Find all the lines in the material below with the word "nblk", and copy them.

# Recorded data
****

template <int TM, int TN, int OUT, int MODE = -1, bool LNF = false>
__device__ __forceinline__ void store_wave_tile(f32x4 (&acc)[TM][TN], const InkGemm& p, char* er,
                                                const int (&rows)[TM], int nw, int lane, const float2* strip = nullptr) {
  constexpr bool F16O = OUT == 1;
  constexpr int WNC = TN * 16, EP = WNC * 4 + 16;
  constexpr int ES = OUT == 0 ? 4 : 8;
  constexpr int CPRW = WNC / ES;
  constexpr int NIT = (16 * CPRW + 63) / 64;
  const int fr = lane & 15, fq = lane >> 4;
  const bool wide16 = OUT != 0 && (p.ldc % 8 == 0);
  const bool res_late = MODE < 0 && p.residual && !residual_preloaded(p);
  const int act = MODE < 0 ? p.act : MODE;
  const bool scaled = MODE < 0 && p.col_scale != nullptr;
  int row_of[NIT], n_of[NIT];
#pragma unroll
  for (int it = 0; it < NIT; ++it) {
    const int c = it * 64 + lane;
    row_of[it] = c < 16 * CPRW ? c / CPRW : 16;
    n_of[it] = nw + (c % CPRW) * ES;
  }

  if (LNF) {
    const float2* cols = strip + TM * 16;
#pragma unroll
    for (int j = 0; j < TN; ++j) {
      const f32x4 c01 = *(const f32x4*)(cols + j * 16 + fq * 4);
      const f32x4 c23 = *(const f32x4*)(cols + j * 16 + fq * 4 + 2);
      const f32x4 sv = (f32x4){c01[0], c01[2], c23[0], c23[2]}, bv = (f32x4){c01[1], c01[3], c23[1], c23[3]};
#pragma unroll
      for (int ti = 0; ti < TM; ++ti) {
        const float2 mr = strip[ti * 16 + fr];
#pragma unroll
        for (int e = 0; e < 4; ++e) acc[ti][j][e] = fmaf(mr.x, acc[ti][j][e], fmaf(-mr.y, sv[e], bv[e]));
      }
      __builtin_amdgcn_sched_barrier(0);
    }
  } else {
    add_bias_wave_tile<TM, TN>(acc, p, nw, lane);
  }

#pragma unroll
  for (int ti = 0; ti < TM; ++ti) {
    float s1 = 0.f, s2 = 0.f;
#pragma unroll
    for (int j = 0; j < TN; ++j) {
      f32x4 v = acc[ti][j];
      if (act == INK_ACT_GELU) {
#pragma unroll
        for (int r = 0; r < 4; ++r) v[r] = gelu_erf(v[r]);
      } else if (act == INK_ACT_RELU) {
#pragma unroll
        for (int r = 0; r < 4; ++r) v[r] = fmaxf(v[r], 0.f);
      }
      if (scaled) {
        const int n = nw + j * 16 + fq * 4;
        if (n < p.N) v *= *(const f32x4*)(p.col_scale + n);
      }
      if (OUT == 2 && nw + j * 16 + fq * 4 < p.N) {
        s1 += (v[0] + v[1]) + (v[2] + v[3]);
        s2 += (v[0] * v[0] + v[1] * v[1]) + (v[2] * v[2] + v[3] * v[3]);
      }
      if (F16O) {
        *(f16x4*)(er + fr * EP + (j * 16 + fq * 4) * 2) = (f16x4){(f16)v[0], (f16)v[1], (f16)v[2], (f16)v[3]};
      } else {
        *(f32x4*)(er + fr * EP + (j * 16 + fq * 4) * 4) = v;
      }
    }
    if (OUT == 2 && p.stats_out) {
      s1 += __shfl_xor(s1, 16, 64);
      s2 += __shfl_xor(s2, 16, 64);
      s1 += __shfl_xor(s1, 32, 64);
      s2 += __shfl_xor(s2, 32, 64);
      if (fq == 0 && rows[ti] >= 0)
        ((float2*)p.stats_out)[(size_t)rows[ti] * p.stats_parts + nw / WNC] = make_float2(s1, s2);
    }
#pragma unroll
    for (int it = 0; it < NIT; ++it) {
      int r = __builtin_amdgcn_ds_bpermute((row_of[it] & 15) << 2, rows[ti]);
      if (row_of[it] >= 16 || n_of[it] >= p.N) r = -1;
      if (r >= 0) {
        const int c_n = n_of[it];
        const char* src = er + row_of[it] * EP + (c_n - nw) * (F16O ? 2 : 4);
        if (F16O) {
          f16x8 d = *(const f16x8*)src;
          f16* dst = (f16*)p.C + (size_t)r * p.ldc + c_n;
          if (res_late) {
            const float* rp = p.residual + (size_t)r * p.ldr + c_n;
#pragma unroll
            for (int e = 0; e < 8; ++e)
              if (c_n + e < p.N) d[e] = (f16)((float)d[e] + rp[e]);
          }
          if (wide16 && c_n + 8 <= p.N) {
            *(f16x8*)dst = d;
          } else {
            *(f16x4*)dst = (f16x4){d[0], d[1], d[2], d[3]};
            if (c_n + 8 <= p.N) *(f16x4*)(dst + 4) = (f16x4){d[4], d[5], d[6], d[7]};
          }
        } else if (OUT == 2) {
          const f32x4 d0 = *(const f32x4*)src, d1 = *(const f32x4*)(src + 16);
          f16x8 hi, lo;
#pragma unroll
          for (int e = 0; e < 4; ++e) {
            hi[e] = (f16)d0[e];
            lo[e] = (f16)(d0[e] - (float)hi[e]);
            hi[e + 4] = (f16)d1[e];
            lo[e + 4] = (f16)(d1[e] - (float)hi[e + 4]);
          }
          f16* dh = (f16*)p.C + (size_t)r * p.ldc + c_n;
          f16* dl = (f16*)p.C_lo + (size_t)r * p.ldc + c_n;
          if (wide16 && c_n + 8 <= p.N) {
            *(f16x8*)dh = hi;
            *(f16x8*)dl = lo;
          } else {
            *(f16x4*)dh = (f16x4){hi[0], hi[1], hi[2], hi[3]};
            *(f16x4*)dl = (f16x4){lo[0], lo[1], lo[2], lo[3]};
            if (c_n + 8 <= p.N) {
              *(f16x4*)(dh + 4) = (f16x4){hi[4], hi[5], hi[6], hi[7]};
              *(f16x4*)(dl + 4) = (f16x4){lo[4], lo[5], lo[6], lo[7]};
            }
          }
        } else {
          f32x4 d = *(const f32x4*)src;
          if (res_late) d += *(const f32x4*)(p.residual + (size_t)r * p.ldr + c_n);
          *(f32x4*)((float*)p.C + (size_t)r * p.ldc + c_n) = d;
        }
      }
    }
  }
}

****

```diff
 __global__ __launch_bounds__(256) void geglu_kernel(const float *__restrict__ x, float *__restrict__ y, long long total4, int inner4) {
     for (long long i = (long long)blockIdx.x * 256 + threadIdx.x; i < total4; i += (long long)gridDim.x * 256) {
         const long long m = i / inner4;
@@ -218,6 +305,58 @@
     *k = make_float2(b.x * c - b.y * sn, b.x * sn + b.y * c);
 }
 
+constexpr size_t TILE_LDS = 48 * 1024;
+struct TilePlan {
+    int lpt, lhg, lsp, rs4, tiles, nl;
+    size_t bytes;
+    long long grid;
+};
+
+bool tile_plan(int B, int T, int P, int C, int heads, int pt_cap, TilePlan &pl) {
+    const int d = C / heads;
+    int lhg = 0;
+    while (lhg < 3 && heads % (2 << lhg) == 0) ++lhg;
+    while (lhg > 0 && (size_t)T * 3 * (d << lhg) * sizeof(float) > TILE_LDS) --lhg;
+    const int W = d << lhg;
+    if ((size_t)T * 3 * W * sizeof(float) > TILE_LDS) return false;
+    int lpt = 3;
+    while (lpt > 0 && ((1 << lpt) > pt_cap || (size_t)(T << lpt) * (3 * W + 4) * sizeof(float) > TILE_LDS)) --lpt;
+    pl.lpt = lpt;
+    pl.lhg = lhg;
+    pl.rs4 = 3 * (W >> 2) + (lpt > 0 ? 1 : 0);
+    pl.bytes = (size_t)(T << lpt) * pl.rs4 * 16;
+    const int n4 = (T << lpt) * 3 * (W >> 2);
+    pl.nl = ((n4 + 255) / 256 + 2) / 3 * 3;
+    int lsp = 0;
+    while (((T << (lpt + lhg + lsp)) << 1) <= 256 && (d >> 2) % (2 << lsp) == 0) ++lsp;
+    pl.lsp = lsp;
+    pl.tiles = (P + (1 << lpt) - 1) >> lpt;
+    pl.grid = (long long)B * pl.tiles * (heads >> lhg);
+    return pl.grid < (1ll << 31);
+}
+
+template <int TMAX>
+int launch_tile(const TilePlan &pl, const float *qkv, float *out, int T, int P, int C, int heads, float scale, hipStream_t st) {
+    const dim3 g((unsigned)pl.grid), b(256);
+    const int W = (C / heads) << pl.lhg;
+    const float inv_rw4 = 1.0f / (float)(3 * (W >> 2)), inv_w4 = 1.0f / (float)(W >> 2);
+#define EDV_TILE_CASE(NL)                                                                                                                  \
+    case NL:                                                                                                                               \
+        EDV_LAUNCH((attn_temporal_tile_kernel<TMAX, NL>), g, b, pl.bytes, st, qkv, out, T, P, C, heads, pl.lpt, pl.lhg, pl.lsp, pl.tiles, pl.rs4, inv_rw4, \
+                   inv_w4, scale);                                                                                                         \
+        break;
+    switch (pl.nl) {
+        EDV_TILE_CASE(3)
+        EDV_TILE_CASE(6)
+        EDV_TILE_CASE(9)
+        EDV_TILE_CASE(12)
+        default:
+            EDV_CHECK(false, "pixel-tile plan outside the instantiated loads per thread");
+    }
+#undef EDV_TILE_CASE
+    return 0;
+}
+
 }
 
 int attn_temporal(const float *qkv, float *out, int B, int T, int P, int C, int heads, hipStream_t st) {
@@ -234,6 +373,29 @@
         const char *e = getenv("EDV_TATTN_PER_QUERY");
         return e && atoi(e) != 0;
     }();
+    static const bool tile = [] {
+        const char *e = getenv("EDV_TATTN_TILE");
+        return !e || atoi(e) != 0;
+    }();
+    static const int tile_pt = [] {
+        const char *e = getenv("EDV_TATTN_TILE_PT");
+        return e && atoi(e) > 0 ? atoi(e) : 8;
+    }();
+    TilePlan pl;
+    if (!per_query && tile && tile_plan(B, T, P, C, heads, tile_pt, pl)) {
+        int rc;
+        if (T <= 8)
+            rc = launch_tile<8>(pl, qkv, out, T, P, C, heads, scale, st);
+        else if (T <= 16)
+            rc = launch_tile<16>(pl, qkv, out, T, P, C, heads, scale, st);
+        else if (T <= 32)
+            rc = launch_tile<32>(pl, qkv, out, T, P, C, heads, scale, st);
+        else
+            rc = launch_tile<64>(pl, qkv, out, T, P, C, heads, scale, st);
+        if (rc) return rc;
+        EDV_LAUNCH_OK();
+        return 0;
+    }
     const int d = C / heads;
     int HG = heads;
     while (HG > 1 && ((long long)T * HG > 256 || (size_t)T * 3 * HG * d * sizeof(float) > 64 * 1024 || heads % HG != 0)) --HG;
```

****

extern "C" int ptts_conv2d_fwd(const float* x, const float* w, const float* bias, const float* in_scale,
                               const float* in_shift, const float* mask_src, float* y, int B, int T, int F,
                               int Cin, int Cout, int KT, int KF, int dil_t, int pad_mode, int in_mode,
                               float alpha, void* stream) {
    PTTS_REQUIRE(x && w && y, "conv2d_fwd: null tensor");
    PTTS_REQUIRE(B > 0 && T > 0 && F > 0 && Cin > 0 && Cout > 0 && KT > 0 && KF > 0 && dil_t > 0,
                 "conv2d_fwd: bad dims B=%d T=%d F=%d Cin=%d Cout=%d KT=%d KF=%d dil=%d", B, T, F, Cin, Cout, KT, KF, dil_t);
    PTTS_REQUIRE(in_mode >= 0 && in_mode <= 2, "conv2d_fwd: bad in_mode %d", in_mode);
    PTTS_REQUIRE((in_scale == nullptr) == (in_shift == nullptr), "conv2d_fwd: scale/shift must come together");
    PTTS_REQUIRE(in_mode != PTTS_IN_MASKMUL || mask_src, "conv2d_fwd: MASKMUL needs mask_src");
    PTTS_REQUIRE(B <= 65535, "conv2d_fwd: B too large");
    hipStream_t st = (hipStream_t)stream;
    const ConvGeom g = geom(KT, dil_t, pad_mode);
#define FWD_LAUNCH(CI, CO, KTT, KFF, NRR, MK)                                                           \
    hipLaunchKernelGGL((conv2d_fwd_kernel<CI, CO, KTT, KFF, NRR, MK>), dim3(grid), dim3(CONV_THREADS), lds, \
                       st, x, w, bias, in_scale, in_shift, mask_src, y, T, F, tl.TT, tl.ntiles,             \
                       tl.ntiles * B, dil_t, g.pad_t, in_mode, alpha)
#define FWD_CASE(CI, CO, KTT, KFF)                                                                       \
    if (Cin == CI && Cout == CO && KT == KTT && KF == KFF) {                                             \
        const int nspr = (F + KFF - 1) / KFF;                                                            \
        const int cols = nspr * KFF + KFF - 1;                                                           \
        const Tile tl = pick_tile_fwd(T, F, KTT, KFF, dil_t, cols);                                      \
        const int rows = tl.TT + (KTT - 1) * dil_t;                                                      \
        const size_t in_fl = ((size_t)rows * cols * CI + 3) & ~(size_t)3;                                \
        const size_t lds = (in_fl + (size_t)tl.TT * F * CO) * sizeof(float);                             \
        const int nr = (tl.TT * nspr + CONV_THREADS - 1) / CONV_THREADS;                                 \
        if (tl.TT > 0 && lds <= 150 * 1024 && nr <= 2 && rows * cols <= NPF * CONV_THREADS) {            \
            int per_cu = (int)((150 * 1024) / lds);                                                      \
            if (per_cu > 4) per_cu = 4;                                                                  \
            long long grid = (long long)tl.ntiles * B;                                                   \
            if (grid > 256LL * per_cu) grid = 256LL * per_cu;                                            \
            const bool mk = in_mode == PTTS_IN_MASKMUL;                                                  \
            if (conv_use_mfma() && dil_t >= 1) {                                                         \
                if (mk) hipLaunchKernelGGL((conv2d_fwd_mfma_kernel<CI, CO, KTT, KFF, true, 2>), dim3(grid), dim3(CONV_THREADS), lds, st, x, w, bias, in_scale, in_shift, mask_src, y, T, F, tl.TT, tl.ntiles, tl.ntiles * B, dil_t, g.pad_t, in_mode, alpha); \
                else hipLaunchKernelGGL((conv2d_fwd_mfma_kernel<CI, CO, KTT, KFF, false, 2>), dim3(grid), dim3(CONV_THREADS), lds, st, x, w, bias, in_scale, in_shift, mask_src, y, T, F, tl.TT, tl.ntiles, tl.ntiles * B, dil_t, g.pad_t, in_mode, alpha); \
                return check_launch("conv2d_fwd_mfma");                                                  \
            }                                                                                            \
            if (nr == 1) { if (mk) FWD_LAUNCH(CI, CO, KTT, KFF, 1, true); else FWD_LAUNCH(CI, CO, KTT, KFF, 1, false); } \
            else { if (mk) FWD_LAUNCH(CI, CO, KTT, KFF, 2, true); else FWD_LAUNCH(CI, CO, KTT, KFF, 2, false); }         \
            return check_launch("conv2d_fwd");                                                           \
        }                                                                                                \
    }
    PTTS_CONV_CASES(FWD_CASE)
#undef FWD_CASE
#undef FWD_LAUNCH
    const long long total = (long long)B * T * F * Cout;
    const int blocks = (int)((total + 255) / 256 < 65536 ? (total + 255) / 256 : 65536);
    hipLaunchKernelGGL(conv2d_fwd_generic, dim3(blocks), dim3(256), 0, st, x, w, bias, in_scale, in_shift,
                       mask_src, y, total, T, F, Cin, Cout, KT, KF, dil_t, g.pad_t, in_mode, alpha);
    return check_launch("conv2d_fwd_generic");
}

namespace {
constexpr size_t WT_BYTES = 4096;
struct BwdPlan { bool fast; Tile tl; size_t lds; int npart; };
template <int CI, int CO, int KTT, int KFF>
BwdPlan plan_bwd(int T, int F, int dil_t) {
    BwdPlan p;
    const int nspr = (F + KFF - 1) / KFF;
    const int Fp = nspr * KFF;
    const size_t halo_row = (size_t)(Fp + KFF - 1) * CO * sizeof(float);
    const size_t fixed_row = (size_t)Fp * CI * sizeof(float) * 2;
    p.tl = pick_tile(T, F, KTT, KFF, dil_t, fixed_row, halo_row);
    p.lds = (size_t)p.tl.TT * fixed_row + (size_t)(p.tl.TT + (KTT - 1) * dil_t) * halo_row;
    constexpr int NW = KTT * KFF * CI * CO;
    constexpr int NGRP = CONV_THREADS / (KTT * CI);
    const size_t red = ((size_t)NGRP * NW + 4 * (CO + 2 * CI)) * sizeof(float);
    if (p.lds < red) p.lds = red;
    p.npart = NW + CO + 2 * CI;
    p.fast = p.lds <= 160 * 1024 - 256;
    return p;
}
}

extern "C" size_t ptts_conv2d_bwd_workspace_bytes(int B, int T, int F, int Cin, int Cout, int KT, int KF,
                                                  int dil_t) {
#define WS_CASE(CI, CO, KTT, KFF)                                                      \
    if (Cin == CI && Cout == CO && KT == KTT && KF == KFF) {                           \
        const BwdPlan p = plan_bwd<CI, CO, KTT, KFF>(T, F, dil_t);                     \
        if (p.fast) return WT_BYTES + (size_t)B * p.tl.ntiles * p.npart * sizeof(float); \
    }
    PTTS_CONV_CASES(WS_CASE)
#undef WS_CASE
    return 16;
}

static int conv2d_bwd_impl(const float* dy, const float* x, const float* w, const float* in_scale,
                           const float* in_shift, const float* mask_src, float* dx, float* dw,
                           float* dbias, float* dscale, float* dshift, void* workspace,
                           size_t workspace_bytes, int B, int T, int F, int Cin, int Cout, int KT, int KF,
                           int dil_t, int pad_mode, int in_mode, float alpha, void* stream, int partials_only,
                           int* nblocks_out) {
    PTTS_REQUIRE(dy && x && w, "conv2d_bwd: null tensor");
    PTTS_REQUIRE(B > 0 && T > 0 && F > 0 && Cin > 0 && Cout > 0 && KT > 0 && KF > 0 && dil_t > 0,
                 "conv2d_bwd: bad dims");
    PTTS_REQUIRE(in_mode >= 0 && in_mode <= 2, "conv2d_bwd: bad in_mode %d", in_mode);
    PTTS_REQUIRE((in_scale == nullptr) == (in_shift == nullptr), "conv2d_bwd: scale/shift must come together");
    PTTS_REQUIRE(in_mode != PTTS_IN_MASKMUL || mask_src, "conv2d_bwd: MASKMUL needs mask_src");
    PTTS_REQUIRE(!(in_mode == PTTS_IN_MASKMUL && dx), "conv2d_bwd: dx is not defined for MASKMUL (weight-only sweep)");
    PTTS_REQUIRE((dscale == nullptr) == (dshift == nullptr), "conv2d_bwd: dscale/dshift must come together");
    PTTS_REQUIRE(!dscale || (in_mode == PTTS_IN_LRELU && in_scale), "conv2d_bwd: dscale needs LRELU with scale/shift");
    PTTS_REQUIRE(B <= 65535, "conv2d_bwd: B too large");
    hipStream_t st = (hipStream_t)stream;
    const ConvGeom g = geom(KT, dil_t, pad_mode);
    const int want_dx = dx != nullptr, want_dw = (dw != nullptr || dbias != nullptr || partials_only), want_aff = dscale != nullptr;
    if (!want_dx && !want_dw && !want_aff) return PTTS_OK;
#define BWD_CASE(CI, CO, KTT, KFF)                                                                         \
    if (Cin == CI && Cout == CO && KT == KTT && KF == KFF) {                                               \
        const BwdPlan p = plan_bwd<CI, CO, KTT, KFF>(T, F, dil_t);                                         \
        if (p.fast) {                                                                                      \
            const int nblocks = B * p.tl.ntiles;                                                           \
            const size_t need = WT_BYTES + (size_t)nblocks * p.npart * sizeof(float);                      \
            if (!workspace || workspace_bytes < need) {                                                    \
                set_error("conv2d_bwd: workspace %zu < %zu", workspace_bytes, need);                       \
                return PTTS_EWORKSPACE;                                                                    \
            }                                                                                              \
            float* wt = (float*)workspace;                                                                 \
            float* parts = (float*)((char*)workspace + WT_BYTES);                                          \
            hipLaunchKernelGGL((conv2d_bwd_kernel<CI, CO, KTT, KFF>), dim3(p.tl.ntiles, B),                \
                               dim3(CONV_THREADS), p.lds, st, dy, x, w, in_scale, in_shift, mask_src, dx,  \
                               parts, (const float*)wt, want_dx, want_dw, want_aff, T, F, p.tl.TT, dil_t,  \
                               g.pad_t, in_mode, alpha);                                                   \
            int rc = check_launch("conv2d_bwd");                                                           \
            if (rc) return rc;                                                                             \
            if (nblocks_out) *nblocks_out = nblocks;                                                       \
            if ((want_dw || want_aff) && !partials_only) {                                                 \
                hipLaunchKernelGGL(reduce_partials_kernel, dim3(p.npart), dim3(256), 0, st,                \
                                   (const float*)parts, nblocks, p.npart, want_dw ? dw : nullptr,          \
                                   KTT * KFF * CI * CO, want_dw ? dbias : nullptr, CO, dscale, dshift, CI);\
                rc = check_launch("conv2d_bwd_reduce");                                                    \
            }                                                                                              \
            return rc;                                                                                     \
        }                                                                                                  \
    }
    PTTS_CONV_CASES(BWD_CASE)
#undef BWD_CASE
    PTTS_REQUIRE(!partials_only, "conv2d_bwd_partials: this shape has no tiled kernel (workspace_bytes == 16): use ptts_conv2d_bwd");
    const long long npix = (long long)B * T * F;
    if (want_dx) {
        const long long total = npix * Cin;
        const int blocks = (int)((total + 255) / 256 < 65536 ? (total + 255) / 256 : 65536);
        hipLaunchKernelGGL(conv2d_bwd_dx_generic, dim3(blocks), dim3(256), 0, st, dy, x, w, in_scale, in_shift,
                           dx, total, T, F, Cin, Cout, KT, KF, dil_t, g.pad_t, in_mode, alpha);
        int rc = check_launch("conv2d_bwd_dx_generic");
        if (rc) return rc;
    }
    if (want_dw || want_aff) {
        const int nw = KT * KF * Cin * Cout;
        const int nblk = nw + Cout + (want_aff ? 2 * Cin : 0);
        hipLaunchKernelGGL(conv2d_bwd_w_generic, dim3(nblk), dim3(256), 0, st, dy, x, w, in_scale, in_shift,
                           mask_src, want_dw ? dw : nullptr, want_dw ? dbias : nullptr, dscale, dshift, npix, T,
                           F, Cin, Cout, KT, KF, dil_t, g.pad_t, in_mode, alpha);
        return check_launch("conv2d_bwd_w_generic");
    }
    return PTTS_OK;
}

****

# Your response
        const int nblk = nw + Cout + (want_aff ? 2 * Cin : 0);
        hipLaunchKernelGGL(conv2d_bwd_w_generic, dim3(nblk), dim3(256), 0, st, dy, x, w, in_scale, in_shift,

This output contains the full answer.